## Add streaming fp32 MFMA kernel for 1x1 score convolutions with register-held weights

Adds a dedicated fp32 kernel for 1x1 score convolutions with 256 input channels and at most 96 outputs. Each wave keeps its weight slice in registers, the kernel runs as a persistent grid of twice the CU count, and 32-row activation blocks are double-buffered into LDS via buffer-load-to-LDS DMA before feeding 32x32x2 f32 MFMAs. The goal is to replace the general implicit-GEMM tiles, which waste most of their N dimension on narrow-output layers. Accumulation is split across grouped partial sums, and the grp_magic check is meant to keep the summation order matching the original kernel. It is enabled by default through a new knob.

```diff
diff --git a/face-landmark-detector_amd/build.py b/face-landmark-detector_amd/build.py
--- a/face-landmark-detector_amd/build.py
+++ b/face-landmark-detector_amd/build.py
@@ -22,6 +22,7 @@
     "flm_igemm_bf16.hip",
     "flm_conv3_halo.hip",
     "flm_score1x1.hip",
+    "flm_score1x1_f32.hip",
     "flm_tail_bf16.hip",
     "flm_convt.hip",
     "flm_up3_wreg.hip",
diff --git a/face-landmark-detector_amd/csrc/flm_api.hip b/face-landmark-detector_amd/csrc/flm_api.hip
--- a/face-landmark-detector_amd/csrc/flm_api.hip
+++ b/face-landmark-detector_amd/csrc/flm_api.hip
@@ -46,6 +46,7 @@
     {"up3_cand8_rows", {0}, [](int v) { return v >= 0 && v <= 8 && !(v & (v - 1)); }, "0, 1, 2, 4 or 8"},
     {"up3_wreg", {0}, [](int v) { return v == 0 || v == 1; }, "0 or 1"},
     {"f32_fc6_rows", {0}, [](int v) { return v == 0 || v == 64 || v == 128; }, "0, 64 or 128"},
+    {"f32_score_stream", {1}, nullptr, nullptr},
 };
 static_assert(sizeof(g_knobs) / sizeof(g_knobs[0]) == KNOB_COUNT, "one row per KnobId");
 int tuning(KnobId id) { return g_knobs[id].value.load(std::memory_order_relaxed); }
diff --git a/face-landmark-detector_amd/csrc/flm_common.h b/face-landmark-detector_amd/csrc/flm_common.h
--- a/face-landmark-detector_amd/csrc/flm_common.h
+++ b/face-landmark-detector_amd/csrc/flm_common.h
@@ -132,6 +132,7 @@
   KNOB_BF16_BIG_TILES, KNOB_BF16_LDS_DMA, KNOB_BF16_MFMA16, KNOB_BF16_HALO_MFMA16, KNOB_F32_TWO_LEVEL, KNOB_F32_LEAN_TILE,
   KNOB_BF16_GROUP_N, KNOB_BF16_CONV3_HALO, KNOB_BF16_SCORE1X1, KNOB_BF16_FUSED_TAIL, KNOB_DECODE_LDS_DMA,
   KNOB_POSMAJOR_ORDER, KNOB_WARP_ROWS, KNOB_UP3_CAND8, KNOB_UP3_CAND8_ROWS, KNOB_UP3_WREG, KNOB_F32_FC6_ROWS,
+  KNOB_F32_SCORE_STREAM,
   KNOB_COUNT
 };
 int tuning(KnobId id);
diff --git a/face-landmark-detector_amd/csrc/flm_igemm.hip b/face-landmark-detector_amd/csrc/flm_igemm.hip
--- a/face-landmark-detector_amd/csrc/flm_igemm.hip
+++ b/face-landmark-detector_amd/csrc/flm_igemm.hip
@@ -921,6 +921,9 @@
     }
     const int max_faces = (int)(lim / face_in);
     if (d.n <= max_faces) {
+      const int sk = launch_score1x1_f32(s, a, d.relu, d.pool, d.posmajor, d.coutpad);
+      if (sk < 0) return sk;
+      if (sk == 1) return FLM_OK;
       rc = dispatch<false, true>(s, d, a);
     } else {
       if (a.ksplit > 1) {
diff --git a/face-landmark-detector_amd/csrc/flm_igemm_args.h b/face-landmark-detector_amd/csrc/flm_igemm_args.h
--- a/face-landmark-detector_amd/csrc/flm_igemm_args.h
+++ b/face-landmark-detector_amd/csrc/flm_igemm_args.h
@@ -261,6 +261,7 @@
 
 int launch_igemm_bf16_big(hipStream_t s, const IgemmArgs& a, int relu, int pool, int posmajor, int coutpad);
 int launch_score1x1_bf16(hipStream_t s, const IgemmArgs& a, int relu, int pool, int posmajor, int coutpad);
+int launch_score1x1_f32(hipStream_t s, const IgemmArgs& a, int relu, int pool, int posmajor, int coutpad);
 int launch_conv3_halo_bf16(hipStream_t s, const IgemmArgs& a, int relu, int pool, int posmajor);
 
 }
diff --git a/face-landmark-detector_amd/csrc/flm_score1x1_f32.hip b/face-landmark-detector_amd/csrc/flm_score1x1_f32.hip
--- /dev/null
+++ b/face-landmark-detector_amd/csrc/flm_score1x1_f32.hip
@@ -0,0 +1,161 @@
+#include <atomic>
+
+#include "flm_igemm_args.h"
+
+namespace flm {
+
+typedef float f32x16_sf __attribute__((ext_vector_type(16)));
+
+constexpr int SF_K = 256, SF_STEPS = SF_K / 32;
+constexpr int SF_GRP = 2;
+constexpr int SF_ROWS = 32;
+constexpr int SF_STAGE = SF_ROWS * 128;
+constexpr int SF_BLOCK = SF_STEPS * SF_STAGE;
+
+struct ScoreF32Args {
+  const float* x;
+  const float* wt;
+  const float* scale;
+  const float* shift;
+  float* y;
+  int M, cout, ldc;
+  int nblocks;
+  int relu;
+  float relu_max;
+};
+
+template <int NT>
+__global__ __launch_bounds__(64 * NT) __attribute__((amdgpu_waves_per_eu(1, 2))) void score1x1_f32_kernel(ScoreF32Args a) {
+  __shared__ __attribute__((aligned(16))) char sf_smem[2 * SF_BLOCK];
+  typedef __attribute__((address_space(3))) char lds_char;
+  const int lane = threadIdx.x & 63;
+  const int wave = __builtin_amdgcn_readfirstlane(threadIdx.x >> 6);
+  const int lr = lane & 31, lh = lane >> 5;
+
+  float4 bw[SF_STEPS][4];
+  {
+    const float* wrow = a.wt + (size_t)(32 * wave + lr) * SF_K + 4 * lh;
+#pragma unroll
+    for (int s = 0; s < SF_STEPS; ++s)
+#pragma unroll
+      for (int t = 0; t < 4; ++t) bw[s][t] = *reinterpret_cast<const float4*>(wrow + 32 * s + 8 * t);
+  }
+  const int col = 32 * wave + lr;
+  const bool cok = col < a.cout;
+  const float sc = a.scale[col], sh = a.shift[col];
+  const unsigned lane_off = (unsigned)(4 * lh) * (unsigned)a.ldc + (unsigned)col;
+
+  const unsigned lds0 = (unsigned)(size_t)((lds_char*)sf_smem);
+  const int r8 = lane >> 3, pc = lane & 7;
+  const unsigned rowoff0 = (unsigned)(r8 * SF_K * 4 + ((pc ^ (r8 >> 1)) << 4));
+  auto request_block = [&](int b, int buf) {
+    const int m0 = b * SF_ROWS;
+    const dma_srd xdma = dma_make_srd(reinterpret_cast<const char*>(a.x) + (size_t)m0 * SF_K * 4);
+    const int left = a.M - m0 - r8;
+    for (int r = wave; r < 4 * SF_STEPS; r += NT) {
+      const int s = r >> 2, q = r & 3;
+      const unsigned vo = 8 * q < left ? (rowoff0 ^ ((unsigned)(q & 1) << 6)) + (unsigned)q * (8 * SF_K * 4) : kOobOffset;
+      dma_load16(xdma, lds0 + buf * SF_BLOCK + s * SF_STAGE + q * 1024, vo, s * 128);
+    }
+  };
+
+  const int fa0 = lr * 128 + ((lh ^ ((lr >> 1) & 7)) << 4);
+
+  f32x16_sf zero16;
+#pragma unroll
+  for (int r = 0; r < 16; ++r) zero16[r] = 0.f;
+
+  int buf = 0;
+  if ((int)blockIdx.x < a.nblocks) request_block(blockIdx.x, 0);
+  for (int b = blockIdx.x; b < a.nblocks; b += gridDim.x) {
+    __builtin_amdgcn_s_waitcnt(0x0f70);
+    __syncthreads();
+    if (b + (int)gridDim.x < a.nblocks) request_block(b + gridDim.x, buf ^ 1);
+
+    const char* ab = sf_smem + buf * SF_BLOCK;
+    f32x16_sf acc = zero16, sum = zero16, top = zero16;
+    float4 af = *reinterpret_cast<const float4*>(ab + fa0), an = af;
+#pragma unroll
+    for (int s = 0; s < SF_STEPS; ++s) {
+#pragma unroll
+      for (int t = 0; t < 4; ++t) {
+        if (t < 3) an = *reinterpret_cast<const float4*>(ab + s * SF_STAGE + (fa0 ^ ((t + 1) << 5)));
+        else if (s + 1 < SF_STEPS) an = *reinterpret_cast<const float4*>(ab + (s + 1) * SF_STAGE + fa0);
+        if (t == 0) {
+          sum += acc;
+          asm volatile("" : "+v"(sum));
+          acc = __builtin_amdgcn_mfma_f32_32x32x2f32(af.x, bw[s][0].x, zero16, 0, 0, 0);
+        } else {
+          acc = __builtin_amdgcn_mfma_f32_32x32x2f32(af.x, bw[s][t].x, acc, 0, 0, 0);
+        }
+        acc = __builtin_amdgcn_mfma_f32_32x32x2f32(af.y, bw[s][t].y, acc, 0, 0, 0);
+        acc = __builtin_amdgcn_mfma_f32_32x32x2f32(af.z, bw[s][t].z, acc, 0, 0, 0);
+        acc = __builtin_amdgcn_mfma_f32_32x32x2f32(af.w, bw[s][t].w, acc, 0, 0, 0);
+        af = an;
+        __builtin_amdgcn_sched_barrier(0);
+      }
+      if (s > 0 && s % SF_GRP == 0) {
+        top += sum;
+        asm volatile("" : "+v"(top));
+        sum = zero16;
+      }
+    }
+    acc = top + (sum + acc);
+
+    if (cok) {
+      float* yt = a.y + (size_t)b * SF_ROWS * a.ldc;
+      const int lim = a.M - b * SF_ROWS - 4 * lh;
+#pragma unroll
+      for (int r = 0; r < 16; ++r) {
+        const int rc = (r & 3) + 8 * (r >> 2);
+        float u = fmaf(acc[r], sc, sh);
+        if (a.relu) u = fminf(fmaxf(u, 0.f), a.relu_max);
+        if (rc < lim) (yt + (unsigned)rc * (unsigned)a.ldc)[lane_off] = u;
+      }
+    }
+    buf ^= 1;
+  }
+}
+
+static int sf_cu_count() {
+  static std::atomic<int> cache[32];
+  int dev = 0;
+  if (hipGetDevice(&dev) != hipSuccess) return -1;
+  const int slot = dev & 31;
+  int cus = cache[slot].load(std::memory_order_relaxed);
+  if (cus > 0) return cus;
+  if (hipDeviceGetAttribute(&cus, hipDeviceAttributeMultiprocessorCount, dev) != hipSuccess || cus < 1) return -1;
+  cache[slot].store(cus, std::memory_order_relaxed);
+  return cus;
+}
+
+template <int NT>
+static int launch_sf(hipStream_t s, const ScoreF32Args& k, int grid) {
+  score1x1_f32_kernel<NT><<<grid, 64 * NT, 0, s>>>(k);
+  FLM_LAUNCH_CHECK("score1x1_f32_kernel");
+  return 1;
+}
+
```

## What you will do:
What lines above contain the string "volatile"? Copy all of them.

## Response to this exercise:
+          asm volatile("" : "+v"(sum));
+        asm volatile("" : "+v"(top));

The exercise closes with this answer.